(Supplied information Opens)

-        acc.bw0 = group_sum_u<V>(sc, acc.bw0); acc.bw1 = group_sum_u<V>(sc, acc.bw1); acc.xh = group_sum_u<V>(sc, acc.xh);
-        if (mode == 0 && sc.ngrp == 4 && sc.gstride == 16 && sc.red_lds) {
-            constexpr int NQ4 = PAIR ? 14 : 13;
-            V v[56];
+        group_sum_main_u<V>(sc, acc.bw0, acc.bw1, acc.xh);
+        if (mode == 0 && !LS && sc.ngrp == 4 && sc.gstride == 16 && sc.red_lds) {
+            constexpr int NQ4 = 14;
+            V v[4 * NQ4];
+            static_assert(ACC_X < 4 * NQ4 && 4 * NQ4 <= 56, "reduction buffer");
             acc_pack(acc, v);
-            if (PAIR) { v[52] = acc.X; v[53] = V(0); v[54] = V(0); v[55] = V(0); }
-            static_assert(4 * NQ4 <= 56, "reduction buffer");
-#pragma unroll
-            for (int k = 0; k < NQ4; k++) sc.st(SC_RED + 4 * k + sc.grp, row_transpose_sum(v[4 * k], v[4 * k + 1], v[4 * k + 2], v[4 * k + 3]));
+            if (PAIR) v[ACC_X] = acc.X;
+#pragma unroll
+            for (int k = 0; k < NQ4 - 1; k++) sc.st(SC_RED + 4 * k + sc.grp, row_transpose_sum(v[4 * k], v[4 * k + 1], v[4 * k + 2], v[4 * k + 3]));
+            sc.st(SC_RED + 4 * (NQ4 - 1) + sc.grp, PAIR ? row_transpose_sum(v[ACC_X - 3], v[ACC_X - 2], v[ACC_X - 1], v[ACC_X]) : row_transpose_sum3(v[ACC_X - 3], v[ACC_X - 2], v[ACC_X - 1]));
             wave_sync();
-            if (sc.grp == 0 || g1z) {
-                const int src = g1z ? SC_ZERO : SC_RED;
-#pragma unroll
-                for (int i = 0; i < (PAIR ? 53 : 52); i++) v[i] = sc.ld(src + i);
-                acc_unpack(v, acc);
-                if (PAIR) acc.X = v[52];
-            }
+            const int src = sc.grp == 0 ? SC_RED : SC_ZERO;
+#pragma unroll
+            for (int i = 0; i < (PAIR ? ACC_NV + 1 : ACC_NV); i++) v[i] = sc.ld(src + i);
+            acc_unpack(v, acc);
+            if (PAIR) acc.X = v[ACC_X];
         } else if (mode == 0) {
-            V v[52];
+            V v[ACC_NV];
             acc_pack(acc, v);
 #pragma unroll
-            for (int i = 0; i < 52; i++) v[i] = group_sum(sc, v[i]);
+            for (int i = 0; i < ACC_NV; i++) if (acc_mirror_of(i) < 0) v[i] = group_sum(sc, v[i]);
+#pragma unroll
+            for (int i = 0; i < ACC_NV; i++) if (acc_mirror_of(i) >= 0) v[i] = v[acc_mirror_of(i)];
             acc_unpack(v, acc);
             if (PAIR) acc.X = group_sum(sc, acc.X);
             if (g1z) acc_clear(acc);
@@ -2145,17 +2165,19 @@
         }
         const Vec3<V> h12q = qsum(h12);
         const Sym3<V> J12q = qsum(J12);
+        U spare = swap_spare_u<V>();
         Vec3<V> ht;
         Sym3<V> Jt;
         if (o.aux) {
-            ht = v3<V>(xor_get(h12q.x, axoff), xor_get(h12q.y, axoff), xor_get(h12q.z, axoff)) + h12q;
-            Sym3<V> Jx;
-            Jx.xx = xor_get(J12q.xx, axoff); Jx.yy = xor_get(J12q.yy, axoff); Jx.zz = xor_get(J12q.zz, axoff);
-            Jx.xy = xor_get(J12q.xy, axoff); Jx.xz = xor_get(J12q.xz, axoff); Jx.yz = xor_get(J12q.yz, axoff);
-            Jt = Jx + J12q;
-#pragma unroll
-            for (int ip = 0; ip < 3; ip++) sys.Bm[ip] = W(xor_get(quad_bcast<0>(pk_lo(sys.B[ip][0])), axoff), xor_get(quad_bcast<0>(pk_hi(sys.B[ip][0])), axoff));
-            sys.Cm = xor_get(quad_bcast<0>(sys.C[0]), axoff);
+            ht = v3<V>(xor_sum_lower(h12q.x, axoff, spare), xor_sum_lower(h12q.y, axoff, spare), xor_sum_lower(h12q.z, axoff, spare));
+            Jt.xx = xor_sum_lower(J12q.xx, axoff, spare); Jt.yy = xor_sum_lower(J12q.yy, axoff, spare); Jt.zz = xor_sum_lower(J12q.zz, axoff, spare);
+            Jt.xy = xor_sum_lower(J12q.xy, axoff, spare); Jt.xz = xor_sum_lower(J12q.xz, axoff, spare); Jt.yz = xor_sum_lower(J12q.yz, axoff, spare);
+#pragma unroll
+            for (int ip = 0; ip < 3; ip++) {
+                const V blo = xor_fetch(quad_bcast<0>(pk_lo(sys.B[ip][0])), axoff, spare), bhi = xor_fetch(quad_bcast<0>(pk_hi(sys.B[ip][0])), axoff, spare);
+                sys.Bm[ip] = W(blo, bhi);
+            }
+            sys.Cm = xor_fetch(quad_bcast<0>(sys.C[0]), axoff, spare);
         } else {
             Vec3<V> sM = cross(am, em);
             Vec3<V> hm = cm * mm;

(Supplied information Closes)

# [What to work on]
Exact copies of the lines from the one holding "axoff), xor_get(quad_bcast<0>(pk_hi(sys.B[ip][0])), axoff));" to the end of the entries are all that should be written.

# [Solved exercise]
-            for (int ip = 0; ip < 3; ip++) sys.Bm[ip] = W(xor_get(quad_bcast<0>(pk_lo(sys.B[ip][0])), axoff), xor_get(quad_bcast<0>(pk_hi(sys.B[ip][0])), axoff));
-            sys.Cm = xor_get(quad_bcast<0>(sys.C[0]), axoff);
+            ht = v3<V>(xor_sum_lower(h12q.x, axoff, spare), xor_sum_lower(h12q.y, axoff, spare), xor_sum_lower(h12q.z, axoff, spare));
+            Jt.xx = xor_sum_lower(J12q.xx, axoff, spare); Jt.yy = xor_sum_lower(J12q.yy, axoff, spare); Jt.zz = xor_sum_lower(J12q.zz, axoff, spare);
+            Jt.xy = xor_sum_lower(J12q.xy, axoff, spare); Jt.xz = xor_sum_lower(J12q.xz, axoff, spare); Jt.yz = xor_sum_lower(J12q.yz, axoff, spare);
+#pragma unroll
+            for (int ip = 0; ip < 3; ip++) {
+                const V blo = xor_fetch(quad_bcast<0>(pk_lo(sys.B[ip][0])), axoff, spare), bhi = xor_fetch(quad_bcast<0>(pk_hi(sys.B[ip][0])), axoff, spare);
+                sys.Bm[ip] = W(blo, bhi);
+            }
+            sys.Cm = xor_fetch(quad_bcast<0>(sys.C[0]), axoff, spare);
         } else {
             Vec3<V> sM = cross(am, em);
             Vec3<V> hm = cm * mm;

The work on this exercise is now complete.